Friday, July 29, 2005

The complexity of Map in Java

I just posted an updated version of my util library of extensions to Java Collections in the course of which I added a ListMap interface to replace UnionMap and an implementation, ArrayHashListMap.

If one were to write read-only Map implementations, the procedure is straight-forward and well-documented in the Javadocs for Map. However, writing a modifiable map is much more of an undertaking.

Consider all the places that "modifiability" can be leaked:

entrySet()
This is burdensome as the Set has to provide modifiable operations which effect the original Map and all methods of Set which themselves return modifiable collections or iterators need to tie back to the original Map all the way down to Map.Entry.
keySet()
The same remarks for entrySet() apply to keySet() (exception Map.Entry).
values()
Similarly for values() although it is a Collection rather than a Set, a distinction of very little.
layers()
A method particular to ListMap, it returns a list of maps which comprise the PATH-like layers which are collapsed to present a single Map view.

What did I do in face of this? I introduced a new interface, Refreshing (would Refreshable have been better?), which has one method, void refresh(), implemented versions of Map List, Set and Iterator which take a Refreshing object to signal after modifiable operations complete, and extended AbstractMap to return refreshing versions of collection classes for each of the possible points where modifiability leaks.

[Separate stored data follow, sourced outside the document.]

template <bool SH>
__global__ __launch_bounds__(SCAN_T) void k_bscan(const Eng *__restrict__ E, const Ctl *__restrict__ C) {
    if (C->stop) return;
    Bat *B = E->bat;
    const uint32_t bi = bat_idx(E);
    ts_mark(E, bi, BT_SCAN_IN, true);
    if (threadIdx.x == 0) atomicMax(&B->sc_in, ~wall_clock64());
    __shared__ uint32_t s[4][DENSE];
    __shared__ uint32_t list[SCAN_T * SU * FR];
    __shared__ uint16_t ltag[SCAN_T * SU * FR];
    __shared__ uint32_t lcount, gbase, list_n, covc, sm, sk, sz0, bRs;
    __shared__ uint32_t lr_n, lr_brk, lr_pos[RUN_Q];
    __shared__ unsigned long long badj[NBK];
    __shared__ uint32_t gcnt[2];
    __shared__ uint32_t sa[BK], sb[BK];
    __shared__ RoleTab rt;
    __shared__ BHalo H;
    __shared__ uint32_t wmx[2][16];
    const uint32_t tid = threadIdx.x;
    const uint32_t sgen = ((uint32_t)(B->nbatch + B->nretry) & 0x0FFFFFFFu) + 1u;
    if (tid == 0) {
        sm = BK;
        covc = lcount = bRs = 0;
// ... 41 lines not shown
    }
    const uint32_t a = sa[m], b = sb[m], z = z0 + m;
    const uint32_t la = E->tlen[a], lb = E->tlen[b];
    const uint32_t mode = B->mode[m], off = B->off[m], len = B->len[m];
    const uint32_t bid = blockIdx.x - B->blk0[m], nblk = B->blk0[m + 1] - B->blk0[m];
    const uint32_t sbase = B->sbase[m];
    uint32_t *occz = E->ids_out + sbase;
    uint16_t *tagz = E->btag + sbase;
    const uint32_t sslice = B->sbase[m + 1] - sbase;
#define STG(IDX, WHERE) if ((IDX) >= sslice) { B->ra_err = 12; } else
    uint32_t *Rm = &B->R[m];
    const int64_t n = (int64_t)E->n0;
    const uint32_t *__restrict__ tok = E->tok;
    const uint32_t want = mode == 2 ? a : b;
    const uint32_t lim = min(DENSE, z0 + k);
    for (uint32_t v = 0; v < 4; v++)
        for (uint32_t x = tid; x < lim; x += SCAN_T) s[v][x] = 0;
    __syncthreads();
    auto tok_at = [&](int64_t p) -> uint32_t { return tok_at_b<SH>(tok, H, p, n); };

    if (a != b) {
        static_assert(SU == 1 && BPE_WFLUSH, "the wave-driven candidate loop: one entry per lane per round");
        const uint32_t stride = nblk * SCAN_T;
        const uint32_t lane = tid & 63, wbase = (tid >> 6) * 64 * FR;
        uint32_t wcnt = 0, wocc = 0;
        uint32_t nent[SU];
        uint16_t ntg[SU];
        uint32_t eS = bid * SCAN_T + (tid & ~63u);
        auto load1 = [&](uint32_t s0, uint32_t &en, uint16_t &tg) {
            const uint32_t e = s0 + lane;
            en = 0;
            tg = 0xFFFFu;
            if (e < len) {
                en = mode == 0 ? E->plist[off + e] : E->occ[off + e];
                if (mode) tg = E->occnb[off + e];
            }
        };
        uint32_t pent = 0;
        uint16_t ptg = 0xFFFFu;
        auto advance = [&]() {
            eS += stride;
            if (SCAN_PD > 1) {
                nent[0] = pent;
                ntg[0] = ptg;
                if (eS + stride < len) load1(eS + stride, pent, ptg);
            } else if (eS < len) {
                load1(eS, nent[0], ntg[0]);
            }
        };
        auto flush = [&]() {
            __builtin_amdgcn_fence(__ATOMIC_RELEASE, "wavefront");
            __builtin_amdgcn_wave_barrier();
            uint32_t g = 0;
            if (lane == 0 && wcnt) g = atomicAdd(Rm, wcnt);
            g = __shfl(g, 0);
            for (uint32_t q = lane; q < wcnt; q += 64) {
                STG(g + q, "wflush") {
                occz[g + q] = list[wbase + q];
                tagz[g + q] = ltag[wbase + q];
                }
            }
            wocc += wcnt;
            wcnt = 0;
            __builtin_amdgcn_wave_barrier();
        };
        const bool cmp = mode != 0 && E->scan_compact != 0;
        const uint32_t tsh = mode == 2 ? 8u : 0u;
        uint32_t qpos = 0, qn = 0;
        load1(eS, nent[0], ntg[0]);
        if (SCAN_PD > 1) load1(eS + stride, pent, ptg);
        for (;;) {
            uint32_t ent[SU];
            uint16_t etg[SU];
            bool val[SU];
            if (!cmp) {
                if (eS >= len) break;
                val[0] = eS + lane < len;
                ent[0] = nent[0];
                etg[0] = ntg[0];
                advance();
            } else {
                while (eS < len) {
                    const bool pass = eS + lane < len && tag_ok(((uint32_t)ntg[0] >> tsh) & 0xFFu, want);
                    const unsigned long long M = __ballot(pass);
                    const uint32_t np = (uint32_t)__popcll(M);
                    if (qn + np > 64) break;
                    const uint32_t r = lane - qn;
                    const bool mine = lane >= qn && r < np;
                    const uint32_t pv = (uint32_t)__shfl((int)nent[0], (int)(mine ? kth_bit(M, r) : lane));
                    if (mine) qpos = pv;
                    qn += np;
                    advance();
                }
                if (qn == 0) break;
                val[0] = lane < qn;
                ent[0] = qpos;
                etg[0] = 0xFFFFu;
                qn = 0;
            }
            int64_t ii[SU], jj[SU];
            TokWin W[SU];
#pragma unroll
            for (uint32_t u = 0; u < SU; u++) {
                if (mode == 2) {
                    val[u] = val[u] && tag_ok(etg[u] >> 8, want);
                    jj[u] = ent[u];
                    ii[u] = 0;
                    if (val[u]) W[u] = tok_window(tok, jj[u]);
                } else {
                    val[u] = val[u] && (mode == 0 || tag_ok(etg[u] & 0xFFu, want));
                    ii[u] = ent[u];
                    jj[u] = ii[u] + la;
                    if (val[u]) W[u] = tok_window(tok, ii[u]);
                }
            }
            bool ok[SU];
            uint32_t tl[SU], tr[SU];
#pragma unroll
            for (uint32_t u = 0; u < SU; u++) {
                ok[u] = false;
                tl[u] = tr[u] = HOLE;
                if (!val[u]) continue;
                const int64_t j = jj[u];
                if (mode == 2) {
                    const uint32_t wl = j > 0 ? W[u].at(j - 1) : HOLE;
                    const int64_t i = j > 0 ? start_of_end<SH>(wl, j - 1) : -1;
                    ii[u] = i;
                    if (W[u].at(j) != b || i < 0) continue;
                    const uint32_t ti = W[u].has(i) ? W[u].at(i) : tok[i];
                    tl[u] = i > 0 ? (W[u].has(i - 1) ? W[u].at(i - 1) : tok[i - 1]) : HOLE;
                    const int64_t kk = j + lb;
                    tr[u] = kk < n ? (W[u].has(kk) ? W[u].at(kk) : tok[kk]) : HOLE;
                    ok[u] = ti == a;
                } else {
                    const int64_t i = ii[u], kk = j + lb;
                    const uint32_t t1 = j >= n ? HOLE : W[u].has(j) ? W[u].at(j) : tok[j];
                    tl[u] = i > 0 ? W[u].at(i - 1) : HOLE;
                    tr[u] = kk >= n ? HOLE : W[u].has(kk) ? W[u].at(kk) : tok[kk];
                    ok[u] = W[u].at(i) == a && t1 == b && j < n;
                }
            }
            int64_t ps[SU];
            uint32_t pv[SU];
#pragma unroll
            for (uint32_t u = 0; u < SU; u++) {
                const int64_t i = ii[u];
                ps[u] = i <= 0 ? -1 : start_of_end<SH>(tl[u], i - 1);
                pv[u] = ok[u] ? ((i > 0 && is_id(tl[u])) ? tl[u] : tok_at(ps[u])) : HOLE;
            }
#pragma unroll
            for (uint32_t u = 0; u < SU; u++) {
                const int64_t i = ii[u], j = jj[u];
                uint32_t lfin = HOLE, rfin = HOLE;
                if (ok[u]) {
                    const uint32_t p = pv[u];
                    lfin = p;
                    if (p != HOLE) {
                        const uint32_t cv = cover_of<SH>(tok, rt, H, p, ps[u], n);
                        if (cv < BK) {
                            lfin = z0 + cv;
                            mk_set(tadj, cv);
                            atomicAdd(&covc, 1u);
                        } else {
                            vadd_b(s, E, m, V_DL, p, gcnt);
                            vadd_b(s, E, m, V_IL, p, gcnt);
                        }
                    }
                    const int64_t kq = v_right(j, lb, n);
                    const uint32_t q = kq < n ? tr[u] : tok_at(kq);
                    rfin = q;
                    if (q != HOLE) {
                        const uint32_t st = starts_of<SH>(tok, rt, H, q, kq, n);
                        if (st < BK) {
                            rfin = z0 + st;
                            mk_set(tadj, st);
                        }
                        vadd_b(s, E, m, V_DR, q, gcnt);
                        vadd_b(s, E, m, V_IR, rfin, gcnt);
                    }
                }
                const unsigned long long om = __ballot(ok[u]);
                if (ok[u]) {
                    const uint32_t slot = wbase + wcnt + (uint32_t)__popcll(om & ((1ull << lane) - 1ull));
                    list[slot] = (uint32_t)i;
                    ltag[slot] = nb_tag(lfin, rfin);
                }
                wcnt += (uint32_t)__popcll(om);
            }
            if (wcnt + 64 > 64 * FR) flush();
        }
        if (wcnt) flush();
        if (lane == 0 && wocc) atomicAdd(&bRs, wocc);
    } else {
        for (uint32_t e0 = bid * SCAN_T; e0 < len; e0 += nblk * SCAN_T) {
            const uint32_t e = e0 + tid;
            int64_t i = 0;
            bool ok = false;
            if (e >= len) {
            } else if (mode == 2) {
                const int64_t j = E->occ[off + e];
                if (tag_ok(E->occnb[off + e] >> 8, want) && tok[j] == b) {
                    i = v_left<SH>(tok, j);
                    ok = i >= 0 && tok[i] == a;
                }
// ... 23 lines not shown
                const uint32_t rq = nocc ? z : st < BK ? z0 + st : q;
                if (st < BK) mk_set(tadj, st);
                const uint32_t pfin = (mi > 0 || cont) ? z : (left ? p : cv < BK ? z0 + cv : HOLE);
                const uint32_t slot = atomicAdd(&lcount, 1u);
                if (slot < SCAN_T * SU) {
                    list[slot] = (uint32_t)pos;
                    ltag[slot] = nb_tag(pfin, rq);
                } else {
                    const uint32_t g = atomicAdd(Rm, 1u);
                    atomicAdd(&bRs, 1u);
                    STG(g, "tstraight") {
                    occz[g] = (uint32_t)pos;
                    tagz[g] = nb_tag(pfin, rq);
                    }
                }
                if (mi == 0 && left) {
                    vadd_b(s, E, m, V_DL, p, gcnt);
                    vadd_b(s, E, m, V_IL, p, gcnt);
                }
                if (q != HOLE) {
                    vadd_b(s, E, m, V_DR, q, gcnt);
                    vadd_b(s, E, m, V_IR, rq, gcnt);
                }
                if (!knext || kq >= n) break;
                if (mi + 1 >= RUN_THREAD_PAIRS && nocc) {
                    if (!SH && E->grflag && kq + (int64_t)GR_PROBE * la < n && tok[kq + (int64_t)GR_PROBE * la] == a) {
                        const uint32_t gi = atomicAdd(&B->gr_n, 1u);
                        if (gi < GRUN) {
                            B->gr_c[gi] = (uint32_t)kq;
                            B->gr_m[gi] = m;
                            atomicAdd(&B->gr_nreg, 1u);
                            __hip_atomic_store(&B->gr_ready[gi], sgen, __ATOMIC_RELEASE, __HIP_MEMORY_SCOPE_AGENT);
                            break;
                        }
// ... 104 lines not shown
                    });
                    const bool done = lr_brk < NS;
                    __syncthreads();
                    if (done) break;
                    c += (int64_t)NS * 64 * la;
                }
            }
        }
    }
    __syncthreads();
    if (!SH && E->grflag) bscan_long_runs(E, B, tok, rt, H, n, z0, sgen);
    ts_mark(E, bi, BT_SCAN_CAND, false, true);
    if (tid < SKMAX && tid < B->nsk && ((B->sk_cm[tid][m >> 6] >> (m & 63)) & 1ull)) {
        const uint32_t xs = B->sk_a[tid], ys = B->sk_b[tid];
        uint32_t d = 0;
        if (xs == b && ys < lim) d += s[V_DR][ys];
        if (ys == a && xs < lim) d += s[V_DL][xs];
        if (d) atomicAdd(SH ? &E->xbat[BK + tid] : &B->sdec[tid], d);
    }
    const uint32_t Wx = xbat_vw(z0 + k);
    uint32_t *xm = SH ? E->xbat + XBH + (uint64_t)m * xbat_member_words(Wx) : nullptr;
    if (SH && blockIdx.x == 0 && tid == 0) {
        uint32_t xlm = BK;
        const int64_t F1 = C->F1, L1 = C->L1;
        const uint32_t over = B->over;
        if (F1 < n) {
            const uint32_t tf = tok[F1], tl1 = tok[L1];
            for (uint32_t mm = 0; mm < k; mm++)
                if (H.HL[0] == sa[mm] && tf == sb[mm] && (sa[mm] != sb[mm] || (H.hlr[mm] & 1))) {
                    xlm = mm;
                    break;
                }
// ... 37 lines not shown
    if (k > 1) {
#pragma unroll
        for (uint32_t bb = 0; bb < NBK; bb++) {
            unsigned long long t = tadj.w[bb];
            for (int o = 32; o > 0; o >>= 1) t |= __shfl_xor(t, o);
            if ((tid & 63) == 0 && t) atomicOr(&badj[bb], t);
        }
        __syncthreads();
        if (tid < NBK && badj[tid]) atomicOr(&B->adj[m][tid], badj[tid]);
    }
    uint32_t *rep = SH ? xm + 2 : E->bvecd + (uint64_t)(m * BREPL + bid % BREPL) * 4 * DENSE;
    const uint32_t vstride = SH ? Wx : DENSE;
    uint32_t mxl = 0, mxr = 0;
    for (uint32_t v = 0; v < 4; v++)
        for (uint32_t x = tid; x < lim; x += SCAN_T) {
            const uint32_t c = s[v][x];
            if (c) atomicAdd(&rep[v * vstride + x], c);
            if (v == V_DL) mxl = max(mxl, c);
            if (v == V_DR) mxr = max(mxr, c);
        }
    if (SH && tid == 0 && bRs) atomicAdd(&xm[0], bRs);
    if (k > 1) {
        for (int o = 32; o > 0; o >>= 1) {
            mxl = max(mxl, (uint32_t)__shfl_xor(mxl, o));
            mxr = max(mxr, (uint32_t)__shfl_xor(mxr, o));
        }
        if ((tid & 63) == 0) {
            wmx[0][tid >> 6] = mxl;
            wmx[1][tid >> 6] = mxr;
        }
        __syncthreads();
        if (tid == 0) {
            uint32_t l = 0, r = 0;
            for (uint32_t q = 0; q < SCAN_T / 64; q++) {
                l = max(l, wmx[0][q]);
                r = max(r, wmx[1][q]);
            }
            atomicAdd(SH ? &xm[1] : &B->bound[m], max(l + gcnt[V_DL] + covc, r + gcnt[V_DR]));
        }
    }
    ts_mark(E, bi, BT_SCAN_OUT, false, true);
    asm volatile("s_waitcnt vmcnt(0)" ::: "memory");
    __syncthreads();
    if (tid == 0) atomicMax(&B->sc_out, wall_clock64());
}
template __global__ void k_bscan<false>(const Eng *, const Ctl *);
template __global__ void k_bscan<true>(const Eng *, const Ctl *);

You can see the result in ListMap and ArrayHashListMap.

Thank goodness for mock objects and unit tests!

2 comments:

Anonymous said...

Ick. The views into the map really ought not to modify the underlying contents of a Map. Its not obvious enough what it means to remove items from the "values" collection, or the "keySet" set.

Brian Oxley said...

Agreed, and yet this is what HashMap does AFAICT.